Euphemisms

Boyfriend to boyfriend: Yesterday Hughes came over and, well, exploded my brain, basically. I was like “ahh!”

Toronto
Canadia

Overheard by: laughing on the inside

Professor, discussing sperm's passage to egg: “Come and chase me!” That's what the woman says.

Saint Peter's College
New Jersey

Angry girl: I don’t want any sluts at my table!
Friend, calmly: Well, I guess I should move, then.
Angry girl: You’re not a slut. You just make… odd choices.

Tennessee

Overheard by: Vastly Amused

Sewing machine shop customer #1: How often should I get my machine serviced?
Sewing machine shop customer #2: Gosh, I've never had my machine serviced!
Sewing machine shop owner: You are not a lady!

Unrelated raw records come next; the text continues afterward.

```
template <int BN, int FLAGS>
struct PpLds {
    static constexpr int FN = BN / 64, FN0 = (FN + 1) / 2, FN1 = FN / 2, TN = FN * 16;
    static constexpr int HA = 128 * 128, HB0 = 4 * FN0 * 16 * 128, HB1 = 4 * FN1 * 16 * 128;
    static constexpr int BUF = 2 * HA + HB0 + HB1;
    static constexpr int STG_CR = 16, STG_WAVE = STG_CR * (TN * 2 + 16);
    static constexpr bool STG_IN_RING = 2 * BUF + 8 * STG_WAVE > 163840;
    static constexpr int BYTES = 2 * BUF + ((FLAGS & 8) != 0 && !STG_IN_RING ? 8 * STG_WAVE : 0);
};

static __device__ __attribute__((aligned(4096))) unsigned int g_pp_zero_page[1024];

__device__ __forceinline__ void dma16v(const char* gsrc, uint32_t lds_base) {
    asm volatile(
        "s_mov_b32 m0, %1\n\t"
        "s_nop 0\n\t"
        "global_load_lds_dwordx4 %0, off"
        :
        : "v"(gsrc), "s"(lds_base)
        : "memory");
}

template <typename T, int BN, int FLAGS, bool CONV>
__global__ __launch_bounds__(512) void gemm_pp_kernel(const GemmArgs g, const int total_tiles) {
    using Lds = PpLds<BN, FLAGS>;
    constexpr int BM = 256, FN = Lds::FN, FN0 = Lds::FN0, FN1 = Lds::FN1, TM = 128, TN = Lds::TN, FM = 8;
    static_assert(BN == 256 || BN == 320, "tile widths");
    constexpr bool EXACT = BN == 320 || CONV;
    constexpr bool PRIO = (FLAGS & 1) != 0, PERSIST = (FLAGS & 2) != 0, TWO = (FLAGS & 4) != 0, STAGED = (FLAGS & 8) != 0, RSTAT = (FLAGS & 32) != 0;
    constexpr int EM = ((FLAGS & 16) != 0) ? 2 : 0;
    constexpr int HA = Lds::HA, HB0 = Lds::HB0, HB1 = Lds::HB1, BUF = Lds::BUF;
    constexpr int OFF_A0 = 0, OFF_A1 = HA, OFF_B0 = 2 * HA, OFF_B1 = 2 * HA + HB0;
    constexpr int NP0 = FN0, NP1 = FN1;
    constexpr int FLY = NP0 + 2 + NP1;
    constexpr int STG_CR = Lds::STG_CR, STG_WAVE = Lds::STG_WAVE;
    constexpr bool STG_IN_RING = Lds::STG_IN_RING;
    static_assert(!(PERSIST && STG_IN_RING), "persistent tiles prefetch under the epilogue: the strips need their own LDS");
    static_assert(Mma<T>::kEB == 2, "16-bit operands");
    using TO = T;
    extern __shared__ __attribute__((aligned(16))) char smem_raw[];

    const int tid = threadIdx.x, lane = tid & 63;
    const int wid = __builtin_amdgcn_readfirstlane(tid >> 6);
    const int wm = wid >> 2, wn = wid & 3;
    const int l15 = lane & 15, grp = lane >> 4;
    const int M = g.M, N = g.N;
    const int MT = (M + BM - 1) / BM, NT = (N + BN - 1) / BN;
    const int ntiles = g.K / 64;
    const int tpt = CONV ? g.conv_Cin / 64 : 1;
    const uint32_t tpt_inv = CONV ? (65536u + (uint32_t)tpt - 1u) / (uint32_t)tpt : 0u;
    const int lw = CONV ? __builtin_ctz((unsigned)g.conv_W) : 0;
    const uint32_t lds0 = __builtin_amdgcn_readfirstlane((uint32_t)(size_t)(lds_void_t*)smem_raw);

    const int srow = lane >> 3;
    const int schunk = (lane & 7) ^ srow;
    auto b_col = [&](int h, int i) {
        const int RH = (h ? FN1 : FN0) * 16;
        const int r8 = (wid + 8 * i) * 8;
        return (r8 / RH) * TN + (h ? FN0 * 16 : 0) + r8 % RH + srow;
    };
    int m_blk = 0, n_blk = 0;
    uint32_t voffA[EXACT ? 1 : 2][EXACT ? 1 : 2], voffW[EXACT ? 1 : 2][EXACT ? 1 : 3];
    const char* sbaseA = nullptr;
    const char* sbaseW = nullptr;
    auto setup_tile = [&](int vid) {
        int mt_, nt_;
        xcd_tile_id(g.swz, MT, NT, vid, mt_, nt_);
        m_blk = mt_ * BM; n_blk = nt_ * BN;
        if constexpr (CONV) {
            voffA[0][0] = (uint32_t)(srow * g.conv_Cin * 2 + schunk * 16);
            voffW[0][0] = (uint32_t)((int64_t)srow * g.ldw * 2 + schunk * 16);
        } else if constexpr (EXACT) {
            voffA[0][0] = (uint32_t)((int64_t)srow * g.lda * 2 + schunk * 16);
            voffW[0][0] = (uint32_t)((int64_t)srow * g.ldw * 2 + schunk * 16);
        } else {
#pragma unroll
            for (int h = 0; h < 2; ++h) {
#pragma unroll
                for (int i = 0; i < 2; ++i) {
                    int m = m_blk + i * 128 + h * 64 + wid * 8 + srow;
                    m = m < M ? m : M - 1;
                    voffA[h][i] = (uint32_t)((int64_t)(m - m_blk) * g.lda * 2 + schunk * 16);
                }
#pragma unroll
                for (int i = 0; i < (h ? NP1 : NP0); ++i) {
                    int n = n_blk + b_col(h, i);
                    n = n < N ? n : N - 1;
                    voffW[h][i] = (uint32_t)((int64_t)(n - n_blk) * g.ldw * 2 + schunk * 16);
                }
            }
        }
        sbaseA = uniform_ptr((const char*)g.A + (CONV ? (int64_t)0 : (int64_t)m_blk * g.lda * 2));
        sbaseW = uniform_ptr((const char*)g.W + (int64_t)n_blk * g.ldw * 2);
    };
    struct Cur { const char* src; int dy, dx, c, tap; };
    auto cur_set_tap = [&](Cur& k) {
        const int t3 = (k.tap * 11) >> 5;
        k.dy = t3 - 1; k.dx = k.tap - 3 * t3 - 1;
        k.src = (const char*)g.A + ((int64_t)(k.dy * g.conv_W + k.dx) * g.conv_Cin + k.c * 64) * 2;
    };
    auto cur_make = [&](int t) {
        Cur k;
        k.tap = (int)(((uint32_t)t * tpt_inv) >> 16);
        k.c = t - k.tap * tpt;
        cur_set_tap(k);
        return k;
    };
    auto cur_next = [&](Cur& k) {
        k.c += 1; k.src += 128;
        if (k.c == tpt) { k.c = 0; k.tap += 1; cur_set_tap(k); }
    };
    auto stage_conv = [&](const Cur& k, int b, int h) {
        const uint32_t keep = m0_save();
        const uint32_t dst = lds0 + (uint32_t)(b * BUF + (h ? OFF_A1 : OFF_A0) + wid * 1024);
#pragma unroll
        for (int i = 0; i < 2; ++i) {
            const int m0 = m_blk + i * 128 + h * 64 + wid * 8;
            const int y0 = (m0 >> lw) & (g.conv_H - 1), x0 = m0 & (g.conv_W - 1);
            const bool yok = (unsigned)(y0 + k.dy) < (unsigned)g.conv_H;
            const int bad = (k.dx < 0 && x0 == 0) ? 0 : ((k.dx > 0 && x0 + 8 == g.conv_W) ? 7 : -1);
            const char* ps = uniform_ptr(k.src + (int64_t)(m0 * g.conv_Cin * 2));
            const uint32_t d = __builtin_amdgcn_readfirstlane(dst + i * 8192u);
            if (yok && bad < 0) {
                dma16s(voffA[0][0], ps, d);
            } else {
                const bool ok = yok && (lane >> 3) != bad;
                const char* pa = ok ? ps + voffA[0][0] : reinterpret_cast<const char*>(g_pp_zero_page) + ((tid & 255) << 4);
                dma16v(pa, d);
            }
        }
        m0_restore(keep);
    };
    auto stage = [&](int t, int b, int which) {
        const uint32_t keep = m0_save();
        const int h = which & 1;
        if (which < 2) {
            const uint32_t dst = lds0 + (uint32_t)(b * BUF + (h ? OFF_A1 : OFF_A0) + wid * 1024);
            const char* src = sbaseA + (int64_t)t * 128;
#pragma unroll
            for (int i = 0; i < 2; ++i) {
                if constexpr (CONV) {
                } else if constexpr (EXACT)
                    dma16s(voffA[0][0], uniform_ptr(src + (int64_t)(i * 128 + h * 64 + wid * 8) * g.lda * 2), __builtin_amdgcn_readfirstlane(dst + i * 8192u));
                else
                    dma16s(voffA[h][i], src, __builtin_amdgcn_readfirstlane(dst + i * 8192u));
            }
        } else {
            const uint32_t dst = lds0 + (uint32_t)(b * BUF + (h ? OFF_B1 : OFF_B0) + wid * 1024);
            const char* src = sbaseW + (int64_t)t * 128;
#pragma unroll
            for (int i = 0; i < (h ? NP1 : NP0); ++i) {
                if constexpr (EXACT)
                    dma16s(voffW[0][0], uniform_ptr(src + (int64_t)(b_col(h, i) - srow) * g.ldw * 2), __builtin_amdgcn_readfirstlane(dst + i * 8192u));
                else
                    dma16s(voffW[h][i], src, __builtin_amdgcn_readfirstlane(dst + i * 8192u));
            }
        }
        m0_restore(keep);
    };
    auto prologue = [&]() {
        if constexpr (CONV) {
            const Cur k0 = cur_make(0);
            stage(0, 0, 2); stage_conv(k0, 0, 0); stage(0, 0, 3); stage_conv(k0, 0, 1);
            if (ntiles > 1) { stage_conv(cur_make(1), 1, 0); stage(1, 1, 2); if constexpr (!TWO) stage(1, 1, 3); }
        } else {
            stage(0, 0, 2); stage(0, 0, 0); stage(0, 0, 3); stage(0, 0, 1);
            if (ntiles > 1) { stage(1, 1, 0); stage(1, 1, 2); if constexpr (!TWO) stage(1, 1, 3); }
        }
    };

    const uint32_t fsw = (uint32_t)((grp ^ (l15 & 7)) << 4);
    const uint32_t fa0 = (uint32_t)((wm * 64 + l15) * 128) + fsw, fa1 = fa0 ^ 64u;
    const uint32_t fw00 = (uint32_t)((wn * FN0 * 16 + l15) * 128) + fsw, fw01 = fw00 ^ 64u;
    const uint32_t fw10 = (uint32_t)((wn * FN1 * 16 + l15) * 128) + fsw, fw11 = fw10 ^ 64u;
    uint4 fa[4][2], fw0[FN0][2], fw1[FN1][2];
    auto read_a = [&](const char* half) {
#pragma unroll
        for (int j = 0; j < 4; ++j) {
            fa[j][0] = *reinterpret_cast<const uint4*>(half + fa0 + j * 2048);
            fa[j][1] = *reinterpret_cast<const uint4*>(half + fa1 + j * 2048);
        }
    };
    auto read_w0 = [&](const char* half) {
#pragma unroll
        for (int i = 0; i < FN0; ++i) {
            fw0[i][0] = *reinterpret_cast<const uint4*>(half + fw00 + i * 2048);
            fw0[i][1] = *reinterpret_cast<const uint4*>(half + fw01 + i * 2048);
        }
    };
    auto read_w1 = [&](const char* half) {
#pragma unroll
        for (int i = 0; i < FN1; ++i) {
            fw1[i][0] = *reinterpret_cast<const uint4*>(half + fw10 + i * 2048);
            fw1[i][1] = *reinterpret_cast<const uint4*>(half + fw11 + i * 2048);
        }
    };
    f32x4_t acc[FN][FM];
    auto mma = [&](int h, auto hp_tag) {
        constexpr int hp = decltype(hp_tag)::value;
        if constexpr (PRIO) __builtin_amdgcn_s_setprio(1);
#pragma unroll
        for (int ks = 0; ks < 2; ++ks)
#pragma unroll
            for (int i = 0; i < (hp ? FN1 : FN0); ++i)
#pragma unroll
                for (int j = 0; j < 4; ++j) {
                    if constexpr (hp == 0) Mma<T>::run_inplace(fw0[i][ks], fa[j][ks], acc[i][h * 4 + j]);
                    else Mma<T>::run_inplace(fw1[i][ks], fa[j][ks], acc[FN0 + i][h * 4 + j]);
                }
        if constexpr (PRIO) __builtin_amdgcn_s_setprio(0);
    };
    constexpr std::integral_constant<int, 0> H0{};
    constexpr std::integral_constant<int, 1> H1{};
    auto bar = [&]() { __builtin_amdgcn_s_barrier(); };
    auto pin = [&]() { __builtin_amdgcn_sched_barrier(0); };

    int vid = blockIdx.x;
    setup_tile(vid);
    prologue();
    bool first = true;

    while (true) {
        const int m_cur = m_blk, n_cur = n_blk;
        const int vnext = vid + (int)gridDim.x;
        const bool has_next = PERSIST && vnext < total_tiles;
#pragma unroll
        for (int i = 0; i < FN; ++i)
#pragma unroll
            for (int j = 0; j < FM; ++j) acc[i][j] = f32x4_t{0.f, 0.f, 0.f, 0.f};
        if (first && ntiles > 1) wait_vmcnt<(TWO ? 2 + NP0 : FLY)>(); else wait_vmcnt<0>();
        first = false;
        bar();
#pragma unroll
        for (int i = 0; i < FN; ++i)
#pragma unroll
            for (int j = 0; j < FM; ++j) asm volatile("" : "+v"(acc[i][j]));
        asm volatile("s_nop 7" ::: "memory");
        if (wm == 1) bar();
        Cur P1 = cur_make(CONV ? 1 : 0), P2 = cur_make(CONV ? 2 : 0);

        auto tile = [&](int t, auto btag) {
            constexpr int b = decltype(btag)::value;
            const char* L = smem_raw + b * BUF;
            const bool s1 = t + 1 < ntiles, s2 = t + 2 < ntiles;
            read_w0(L + OFF_B0);
            pin();
            read_a(L + OFF_A0);
            pin();
            if (s1) { if constexpr (CONV) stage_conv(P1, b ^ 1, 1); else stage(t + 1, b ^ 1, 1); }
            asm volatile("s_waitcnt lgkmcnt(8)" ::: "memory");
            bar();
            asm volatile("s_waitcnt lgkmcnt(0)" ::: "memory");
            pin();
            mma(0, H0);
            pin();
            bar();
            read_w1(L + OFF_B1);
            pin();
            if (s2) stage(t + 2, b, 2);
            bar();
            asm volatile("s_waitcnt lgkmcnt(0)" ::: "memory");
            pin();
            mma(0, H1);
            pin();
            bar();
            read_a(L + OFF_A1);
            pin();
            if (s2) { if constexpr (CONV) stage_conv(P2, b, 0); else stage(t + 2, b, 0); }
            bar();
            asm volatile("s_waitcnt lgkmcnt(0)" ::: "memory");
            pin();
            mma(1, H1);
            pin();
            bar();
            if (s2) { stage(t + 2, b, 3); wait_vmcnt<FLY>(); } else { wait_vmcnt<0>(); }
            bar();
            pin();
            mma(1, H0);
            pin();
            bar();
            if constexpr (CONV) { P1 = P2; cur_next(P2); }
        };
        auto tile2 = [&](int t, auto btag) {
            constexpr int b = decltype(btag)::value;
            const char* L = smem_raw + b * BUF;
            const bool s1 = t + 1 < ntiles, s2 = t + 2 < ntiles;
            read_w0(L + OFF_B0);
            read_w1(L + OFF_B1);
            read_a(L + OFF_A0);
            pin();
            if (s1) {
                stage(t + 1, b ^ 1, 3);
                if constexpr (CONV) stage_conv(P1, b ^ 1, 1); else stage(t + 1, b ^ 1, 1);
                wait_vmcnt<4 + NP0 + NP1>();
            } else {
                wait_vmcnt<0>();
            }
            asm volatile("s_waitcnt lgkmcnt(0)" ::: "memory");
            bar();
            pin();
            mma(0, H0);
            mma(0, H1);
            pin();
            bar();
            read_a(L + OFF_A1);
            pin();
            if (s2) {
                if constexpr (CONV) stage_conv(P2, b, 0); else stage(t + 2, b, 0);
                stage(t + 2, b, 2);
                wait_vmcnt<4 + NP0>();
            } else if (s1) {
                wait_vmcnt<2>();
            } else {
                wait_vmcnt<0>();
            }
            asm volatile("s_waitcnt lgkmcnt(0)" ::: "memory");
            bar();
            pin();
            mma(1, H1);
            mma(1, H0);
            pin();
            bar();
            if constexpr (CONV) { P1 = P2; cur_next(P2); }
        };
        int t = 0;
        for (; t + 1 < ntiles; t += 2) {
            if constexpr (TWO) { tile2(t, std::integral_constant<int, 0>{}); tile2(t + 1, std::integral_constant<int, 1>{}); }
            else { tile(t, std::integral_constant<int, 0>{}); tile(t + 1, std::integral_constant<int, 1>{}); }
        }
        if (t < ntiles) { if constexpr (TWO) tile2(t, std::integral_constant<int, 0>{}); else tile(t, std::integral_constant<int, 0>{}); }
        if (wm == 0) bar();

        if (has_next) {
            setup_tile(vnext);
            prologue();
        }
        asm volatile("s_nop 15\n\ts_nop 15" ::: "memory");
#pragma unroll
        for (int i = 0; i < FN; ++i)
#pragma unroll
            for (int j = 0; j < FM; ++j) asm volatile("" : "+v"(acc[i][j]));

        bool staged = false;
        if constexpr (STAGED) {
            constexpr size_t A16 = 15;
            staged = (n_cur + wn * TN + TN <= N) && (((size_t)g.C | (size_t)g.residual | (size_t)g.bias | (size_t)g.rowvec) & A16) == 0 &&
                     ((g.ldc | g.ldr | g.rowvec_ld) & 7) == 0 && (EM == 0 || ((size_t)g.scale_w & A16) == 0);
            if (staged) {
                char* strip = smem_raw + (STG_IN_RING ? 0 : 2 * BUF) + wid * STG_WAVE;
                const int mb = m_cur + wm * TM, nb = n_cur + wn * TN;
                const bool o_gelu = (g.epi & SS_EPI_GELU) != 0, o_geglu = (g.epi & SS_EPI_GEGLU_PAIR) != 0;
                const bool o_rv = g.rowvec != nullptr || (!CONV && (g.epi & SS_EPI_INTERNAL_GENERIC) != 0);
                if constexpr (EM == 0 && !RSTAT) {
                    const bool o_res = (g.epi & SS_EPI_RESIDUAL) != 0;
                    if (!o_gelu && !o_geglu && !o_rv && !o_res) gemm_epilogue_staged_pipe<TO, FM, FN, 1, false, EXACT>(g, acc, mb, nb, lane, strip);
                    else if (!o_gelu && !o_geglu && !o_rv) gemm_epilogue_staged_pipe<TO, FM, FN, 1, true, EXACT>(g, acc, mb, nb, lane, strip);
                    else if (CONV && !o_gelu && !o_geglu && !o_res && (g.rows_per_batch & 15) == 0) gemm_epilogue_staged_pipe<TO, FM, FN, 3, false, EXACT>(g, acc, mb, nb, lane, strip);
                    else if (!CONV && o_geglu && !o_gelu && !o_rv && !o_res) gemm_epilogue_staged_pipe<TO, FM, FN, 4, false, EXACT>(g, acc, mb, nb, lane, strip);
                    else if (!CONV && o_gelu && !o_geglu && !o_rv && !o_res) gemm_epilogue_staged_pipe<TO, FM, FN, 2, false, EXACT>(g, acc, mb, nb, lane, strip);
                    else gemm_epilogue_staged<TO, FM, FN, STG_CR, EM, RSTAT, 0>(g, acc, mb, nb, lane, strip);
                } else {
                if (!o_gelu && !o_geglu && !o_rv) gemm_epilogue_staged<TO, FM, FN, STG_CR, EM, RSTAT, 1>(g, acc, mb, nb, lane, strip);
// ... 59 lines not shown
```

http://www.violaraptor.co.uk/2011/06/quotebook-january-may-2011/

Overheard by: Raptor

Girl #1, discussing her boobs: I have lemons! What do you have?
Girl #2: Shit, I have watermelons.
Girl #3, grabbing her own boobs: I have cantaloupes.
Girl #1: Why are you grabbing your cantaloupes?

Jersey City, New Jersey

Guy to friends: In his backyard were six tortured dogs. (pause) And those dogs were us!

York University
Canadia

Overheard by: that guys cat

Girl to friend: If I'm 80 and still alive, I'm going to eat the whole world.

South Bend, Indiana

Overheard by: Carole

Very large man, staring down at his junk in front of urinal: Come on now, baby, you can do it, come on…

Houston, Texas

Overheard by: Dan

Hottied-out college girl: So I was, like, drunk, and I fell down on the bed, and he helped me up with his balls. (friends stare uncomfortably) What? That's not a euphemism for sex! He *literally* helped me up with his balls.

University of Delaware

Girl to friend wearing a short skirt: Ooooooh girl, if you bend over I could see all your discharge!